'''
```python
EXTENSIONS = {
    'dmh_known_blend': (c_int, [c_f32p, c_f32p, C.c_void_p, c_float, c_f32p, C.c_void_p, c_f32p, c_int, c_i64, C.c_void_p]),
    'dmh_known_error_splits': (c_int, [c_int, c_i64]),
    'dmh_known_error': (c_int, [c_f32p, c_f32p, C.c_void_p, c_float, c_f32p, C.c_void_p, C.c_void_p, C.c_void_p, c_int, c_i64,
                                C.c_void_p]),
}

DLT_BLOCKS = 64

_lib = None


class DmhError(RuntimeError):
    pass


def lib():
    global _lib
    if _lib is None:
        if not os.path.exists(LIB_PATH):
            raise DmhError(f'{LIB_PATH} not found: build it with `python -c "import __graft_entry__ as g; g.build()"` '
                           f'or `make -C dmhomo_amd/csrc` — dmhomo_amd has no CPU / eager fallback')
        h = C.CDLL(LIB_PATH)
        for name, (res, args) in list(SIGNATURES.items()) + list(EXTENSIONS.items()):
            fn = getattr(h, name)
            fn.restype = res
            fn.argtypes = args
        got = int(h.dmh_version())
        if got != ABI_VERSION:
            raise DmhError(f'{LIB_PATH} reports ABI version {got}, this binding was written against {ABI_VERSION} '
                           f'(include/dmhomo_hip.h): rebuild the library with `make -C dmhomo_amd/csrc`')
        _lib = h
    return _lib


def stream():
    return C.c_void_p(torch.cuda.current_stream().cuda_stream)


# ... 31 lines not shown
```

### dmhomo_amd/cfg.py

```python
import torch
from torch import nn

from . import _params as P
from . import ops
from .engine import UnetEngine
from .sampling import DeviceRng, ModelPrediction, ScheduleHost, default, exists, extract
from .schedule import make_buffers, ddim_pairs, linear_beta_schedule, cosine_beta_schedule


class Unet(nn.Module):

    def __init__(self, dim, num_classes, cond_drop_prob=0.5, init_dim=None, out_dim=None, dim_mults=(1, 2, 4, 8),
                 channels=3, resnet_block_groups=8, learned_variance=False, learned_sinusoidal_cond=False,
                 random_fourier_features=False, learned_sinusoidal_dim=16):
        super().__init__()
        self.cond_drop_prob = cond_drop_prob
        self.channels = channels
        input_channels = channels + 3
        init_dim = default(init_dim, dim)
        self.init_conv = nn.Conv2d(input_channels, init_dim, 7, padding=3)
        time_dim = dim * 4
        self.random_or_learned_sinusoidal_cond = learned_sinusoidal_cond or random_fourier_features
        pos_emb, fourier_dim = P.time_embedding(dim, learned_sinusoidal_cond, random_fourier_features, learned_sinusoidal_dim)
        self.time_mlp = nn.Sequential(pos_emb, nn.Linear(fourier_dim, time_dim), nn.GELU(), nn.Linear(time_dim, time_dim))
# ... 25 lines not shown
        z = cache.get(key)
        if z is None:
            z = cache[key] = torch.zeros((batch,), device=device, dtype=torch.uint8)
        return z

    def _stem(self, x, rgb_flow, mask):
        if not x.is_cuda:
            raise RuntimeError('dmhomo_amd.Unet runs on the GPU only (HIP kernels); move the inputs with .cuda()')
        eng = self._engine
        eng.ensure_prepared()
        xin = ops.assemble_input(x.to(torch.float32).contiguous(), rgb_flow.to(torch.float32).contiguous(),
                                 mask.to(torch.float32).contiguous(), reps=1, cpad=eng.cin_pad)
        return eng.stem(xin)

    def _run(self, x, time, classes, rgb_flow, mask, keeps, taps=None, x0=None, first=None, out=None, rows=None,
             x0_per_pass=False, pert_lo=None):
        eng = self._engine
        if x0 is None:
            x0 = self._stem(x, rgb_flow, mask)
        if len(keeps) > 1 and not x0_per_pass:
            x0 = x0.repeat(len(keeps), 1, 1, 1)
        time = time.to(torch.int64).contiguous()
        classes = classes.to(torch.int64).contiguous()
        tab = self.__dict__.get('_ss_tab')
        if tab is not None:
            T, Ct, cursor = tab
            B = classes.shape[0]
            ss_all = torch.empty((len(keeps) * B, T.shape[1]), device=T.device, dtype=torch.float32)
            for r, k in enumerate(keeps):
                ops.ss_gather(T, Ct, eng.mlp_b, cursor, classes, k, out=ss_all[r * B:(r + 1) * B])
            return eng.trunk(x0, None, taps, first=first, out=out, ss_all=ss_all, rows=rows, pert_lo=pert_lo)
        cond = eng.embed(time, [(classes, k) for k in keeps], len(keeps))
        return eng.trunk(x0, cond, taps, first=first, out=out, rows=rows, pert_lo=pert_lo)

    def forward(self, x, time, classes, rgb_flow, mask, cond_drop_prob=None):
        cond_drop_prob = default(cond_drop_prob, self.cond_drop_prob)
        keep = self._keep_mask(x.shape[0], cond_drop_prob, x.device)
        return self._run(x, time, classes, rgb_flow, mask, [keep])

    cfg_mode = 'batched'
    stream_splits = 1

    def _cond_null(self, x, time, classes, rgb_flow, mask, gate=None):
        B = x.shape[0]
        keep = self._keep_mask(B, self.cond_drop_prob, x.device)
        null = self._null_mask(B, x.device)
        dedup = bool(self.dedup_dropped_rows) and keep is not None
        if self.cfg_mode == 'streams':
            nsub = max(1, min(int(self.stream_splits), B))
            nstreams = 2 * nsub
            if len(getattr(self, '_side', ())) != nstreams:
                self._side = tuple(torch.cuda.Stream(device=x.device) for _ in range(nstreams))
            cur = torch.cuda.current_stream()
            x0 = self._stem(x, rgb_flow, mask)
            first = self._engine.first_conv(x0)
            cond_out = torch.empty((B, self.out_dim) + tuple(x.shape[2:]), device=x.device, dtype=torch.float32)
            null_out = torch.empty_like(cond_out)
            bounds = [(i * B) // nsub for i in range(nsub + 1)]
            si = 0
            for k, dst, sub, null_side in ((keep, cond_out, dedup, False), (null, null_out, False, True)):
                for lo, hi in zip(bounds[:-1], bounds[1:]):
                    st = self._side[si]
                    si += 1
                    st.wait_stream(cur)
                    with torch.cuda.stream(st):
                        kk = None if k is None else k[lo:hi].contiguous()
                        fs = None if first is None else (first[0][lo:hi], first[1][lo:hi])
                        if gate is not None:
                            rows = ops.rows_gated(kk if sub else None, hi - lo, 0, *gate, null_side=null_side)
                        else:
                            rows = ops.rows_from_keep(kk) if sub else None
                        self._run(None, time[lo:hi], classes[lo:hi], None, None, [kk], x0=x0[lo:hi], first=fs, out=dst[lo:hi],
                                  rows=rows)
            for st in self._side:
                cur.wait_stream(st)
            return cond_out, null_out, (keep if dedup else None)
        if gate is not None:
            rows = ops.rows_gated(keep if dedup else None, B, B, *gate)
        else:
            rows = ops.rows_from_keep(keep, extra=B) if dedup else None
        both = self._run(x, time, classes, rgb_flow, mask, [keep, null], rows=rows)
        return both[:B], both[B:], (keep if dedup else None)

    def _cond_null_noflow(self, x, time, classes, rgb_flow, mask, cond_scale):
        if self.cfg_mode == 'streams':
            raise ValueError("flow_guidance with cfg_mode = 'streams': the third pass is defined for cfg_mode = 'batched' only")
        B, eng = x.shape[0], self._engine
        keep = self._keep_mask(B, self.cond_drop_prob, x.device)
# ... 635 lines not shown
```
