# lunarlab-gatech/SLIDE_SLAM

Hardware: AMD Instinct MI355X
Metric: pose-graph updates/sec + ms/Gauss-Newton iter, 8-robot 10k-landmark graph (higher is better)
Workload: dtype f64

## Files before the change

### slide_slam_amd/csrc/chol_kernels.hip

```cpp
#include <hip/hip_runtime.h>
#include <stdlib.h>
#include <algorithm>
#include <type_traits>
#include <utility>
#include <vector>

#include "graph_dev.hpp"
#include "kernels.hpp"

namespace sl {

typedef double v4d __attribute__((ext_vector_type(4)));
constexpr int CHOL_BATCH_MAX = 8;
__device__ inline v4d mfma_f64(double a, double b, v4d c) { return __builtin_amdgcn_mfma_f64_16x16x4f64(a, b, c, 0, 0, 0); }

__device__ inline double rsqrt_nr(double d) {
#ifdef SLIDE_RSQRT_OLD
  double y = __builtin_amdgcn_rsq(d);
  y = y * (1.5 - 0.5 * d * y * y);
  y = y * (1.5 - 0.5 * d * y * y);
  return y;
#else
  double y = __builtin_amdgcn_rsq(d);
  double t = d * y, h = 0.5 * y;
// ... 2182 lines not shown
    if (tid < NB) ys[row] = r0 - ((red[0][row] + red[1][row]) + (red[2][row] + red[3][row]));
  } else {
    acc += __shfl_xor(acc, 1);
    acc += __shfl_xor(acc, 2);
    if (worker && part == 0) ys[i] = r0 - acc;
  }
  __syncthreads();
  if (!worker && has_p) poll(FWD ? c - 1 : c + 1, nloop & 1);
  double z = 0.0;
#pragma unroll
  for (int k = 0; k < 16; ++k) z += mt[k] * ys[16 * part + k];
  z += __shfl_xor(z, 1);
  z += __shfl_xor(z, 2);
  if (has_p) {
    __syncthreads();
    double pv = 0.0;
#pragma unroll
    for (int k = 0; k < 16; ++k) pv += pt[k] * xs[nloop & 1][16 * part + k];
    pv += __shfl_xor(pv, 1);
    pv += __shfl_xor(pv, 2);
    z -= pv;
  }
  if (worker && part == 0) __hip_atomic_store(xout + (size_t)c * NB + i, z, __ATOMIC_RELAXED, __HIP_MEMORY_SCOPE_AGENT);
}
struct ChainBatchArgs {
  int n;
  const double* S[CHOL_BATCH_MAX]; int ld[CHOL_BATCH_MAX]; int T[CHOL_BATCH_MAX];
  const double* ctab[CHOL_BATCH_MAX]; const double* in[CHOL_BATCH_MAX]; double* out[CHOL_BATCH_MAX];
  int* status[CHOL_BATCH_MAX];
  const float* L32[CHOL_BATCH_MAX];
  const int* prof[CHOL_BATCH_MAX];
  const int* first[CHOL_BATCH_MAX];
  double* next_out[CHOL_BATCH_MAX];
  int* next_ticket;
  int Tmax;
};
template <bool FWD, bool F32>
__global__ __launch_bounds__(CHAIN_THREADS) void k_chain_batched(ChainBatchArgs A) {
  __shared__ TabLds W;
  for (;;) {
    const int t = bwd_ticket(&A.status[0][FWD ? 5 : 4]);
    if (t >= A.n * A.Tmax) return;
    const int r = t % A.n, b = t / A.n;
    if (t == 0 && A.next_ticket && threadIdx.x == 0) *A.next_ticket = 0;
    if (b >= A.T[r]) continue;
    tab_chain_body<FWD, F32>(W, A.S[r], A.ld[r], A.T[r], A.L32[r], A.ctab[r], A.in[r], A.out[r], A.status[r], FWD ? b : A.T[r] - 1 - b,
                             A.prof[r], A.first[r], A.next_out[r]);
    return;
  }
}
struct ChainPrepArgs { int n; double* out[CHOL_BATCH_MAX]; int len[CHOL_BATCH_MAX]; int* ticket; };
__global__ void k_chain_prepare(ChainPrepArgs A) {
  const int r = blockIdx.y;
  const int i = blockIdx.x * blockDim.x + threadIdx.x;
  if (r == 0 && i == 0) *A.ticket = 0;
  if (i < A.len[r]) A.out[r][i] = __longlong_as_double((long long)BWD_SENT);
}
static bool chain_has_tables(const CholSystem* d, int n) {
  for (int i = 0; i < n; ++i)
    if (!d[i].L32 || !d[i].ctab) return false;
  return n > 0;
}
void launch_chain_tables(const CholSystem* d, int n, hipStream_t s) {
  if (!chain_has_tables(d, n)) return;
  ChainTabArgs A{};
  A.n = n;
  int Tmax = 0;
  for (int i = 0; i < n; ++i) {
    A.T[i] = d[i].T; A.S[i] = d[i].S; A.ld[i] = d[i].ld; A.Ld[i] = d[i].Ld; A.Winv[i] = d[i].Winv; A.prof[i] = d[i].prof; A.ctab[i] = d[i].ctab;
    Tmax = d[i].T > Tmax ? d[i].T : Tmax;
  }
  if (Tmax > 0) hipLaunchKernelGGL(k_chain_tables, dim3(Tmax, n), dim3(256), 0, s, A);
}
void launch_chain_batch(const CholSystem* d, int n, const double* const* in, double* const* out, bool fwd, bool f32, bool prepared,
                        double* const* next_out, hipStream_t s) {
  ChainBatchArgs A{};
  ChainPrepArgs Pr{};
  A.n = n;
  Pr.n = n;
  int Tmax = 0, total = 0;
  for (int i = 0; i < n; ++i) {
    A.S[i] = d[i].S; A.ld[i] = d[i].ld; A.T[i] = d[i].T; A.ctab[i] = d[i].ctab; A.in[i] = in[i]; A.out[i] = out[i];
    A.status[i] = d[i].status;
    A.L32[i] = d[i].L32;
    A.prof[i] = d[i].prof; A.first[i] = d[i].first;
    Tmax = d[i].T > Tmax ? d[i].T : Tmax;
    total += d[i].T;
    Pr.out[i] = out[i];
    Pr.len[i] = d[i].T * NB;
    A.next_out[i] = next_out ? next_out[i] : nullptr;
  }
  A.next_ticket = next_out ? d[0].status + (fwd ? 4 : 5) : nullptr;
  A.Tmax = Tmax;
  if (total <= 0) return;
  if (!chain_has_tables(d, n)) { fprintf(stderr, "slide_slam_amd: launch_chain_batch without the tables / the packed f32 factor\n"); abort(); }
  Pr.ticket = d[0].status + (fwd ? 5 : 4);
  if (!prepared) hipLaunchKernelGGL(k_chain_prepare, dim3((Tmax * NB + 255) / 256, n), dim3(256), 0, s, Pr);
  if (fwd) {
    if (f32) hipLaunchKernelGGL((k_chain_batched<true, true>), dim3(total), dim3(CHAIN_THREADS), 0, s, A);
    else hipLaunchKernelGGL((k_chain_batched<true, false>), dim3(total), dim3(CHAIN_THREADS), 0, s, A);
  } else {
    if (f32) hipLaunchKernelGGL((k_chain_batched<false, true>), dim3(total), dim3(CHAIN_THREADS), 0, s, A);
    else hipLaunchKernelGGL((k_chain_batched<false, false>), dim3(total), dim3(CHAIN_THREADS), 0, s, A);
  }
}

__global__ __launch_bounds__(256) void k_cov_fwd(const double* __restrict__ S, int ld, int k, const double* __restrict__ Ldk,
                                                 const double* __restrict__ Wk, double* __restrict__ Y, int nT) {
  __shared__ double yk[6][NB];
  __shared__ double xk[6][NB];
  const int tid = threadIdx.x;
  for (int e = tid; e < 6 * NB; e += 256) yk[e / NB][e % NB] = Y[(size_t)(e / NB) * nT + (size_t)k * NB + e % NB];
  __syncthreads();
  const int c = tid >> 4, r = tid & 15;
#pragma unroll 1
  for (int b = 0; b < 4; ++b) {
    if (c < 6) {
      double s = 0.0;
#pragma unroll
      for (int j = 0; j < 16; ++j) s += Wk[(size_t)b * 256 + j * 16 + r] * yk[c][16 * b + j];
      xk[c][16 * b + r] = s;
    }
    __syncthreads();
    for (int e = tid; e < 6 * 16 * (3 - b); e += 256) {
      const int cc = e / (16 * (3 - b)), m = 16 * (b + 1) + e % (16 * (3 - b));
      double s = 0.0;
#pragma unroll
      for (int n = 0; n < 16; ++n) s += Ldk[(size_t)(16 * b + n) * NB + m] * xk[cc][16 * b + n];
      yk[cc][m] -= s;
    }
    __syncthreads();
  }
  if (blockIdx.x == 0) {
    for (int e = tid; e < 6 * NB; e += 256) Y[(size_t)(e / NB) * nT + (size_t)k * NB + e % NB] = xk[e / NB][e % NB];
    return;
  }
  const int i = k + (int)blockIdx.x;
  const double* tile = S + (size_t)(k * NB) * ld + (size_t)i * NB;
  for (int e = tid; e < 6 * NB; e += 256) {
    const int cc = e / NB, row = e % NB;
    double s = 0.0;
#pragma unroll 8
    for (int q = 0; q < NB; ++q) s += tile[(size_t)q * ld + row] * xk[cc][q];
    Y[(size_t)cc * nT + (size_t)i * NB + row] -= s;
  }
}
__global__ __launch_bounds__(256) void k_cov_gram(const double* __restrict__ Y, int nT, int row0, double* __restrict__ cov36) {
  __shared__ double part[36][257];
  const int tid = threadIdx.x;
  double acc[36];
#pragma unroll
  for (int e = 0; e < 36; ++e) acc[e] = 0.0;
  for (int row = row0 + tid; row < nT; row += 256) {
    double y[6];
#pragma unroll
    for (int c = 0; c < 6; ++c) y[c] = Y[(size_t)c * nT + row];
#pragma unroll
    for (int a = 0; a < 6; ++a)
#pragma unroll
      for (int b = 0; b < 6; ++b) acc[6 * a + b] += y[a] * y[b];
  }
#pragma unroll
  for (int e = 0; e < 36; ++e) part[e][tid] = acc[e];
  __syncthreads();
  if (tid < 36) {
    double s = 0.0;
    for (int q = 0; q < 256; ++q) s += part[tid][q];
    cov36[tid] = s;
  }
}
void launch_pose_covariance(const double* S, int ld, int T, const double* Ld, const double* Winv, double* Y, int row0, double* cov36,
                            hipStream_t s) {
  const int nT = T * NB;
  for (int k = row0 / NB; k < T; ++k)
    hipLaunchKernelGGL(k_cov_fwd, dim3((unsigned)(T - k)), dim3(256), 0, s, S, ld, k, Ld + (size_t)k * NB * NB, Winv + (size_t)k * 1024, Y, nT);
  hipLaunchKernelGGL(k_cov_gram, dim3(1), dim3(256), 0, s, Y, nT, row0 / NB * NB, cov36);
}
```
'''
Check the listing for the word "contiguous". Show each line that has it.

        xin = ops.assemble_input(x.to(torch.float32).contiguous(), rgb_flow.to(torch.float32).contiguous(),
                                 mask.to(torch.float32).contiguous(), reps=1, cpad=eng.cin_pad)
        time = time.to(torch.int64).contiguous()
        classes = classes.to(torch.int64).contiguous()
                        kk = None if k is None else k[lo:hi].contiguous()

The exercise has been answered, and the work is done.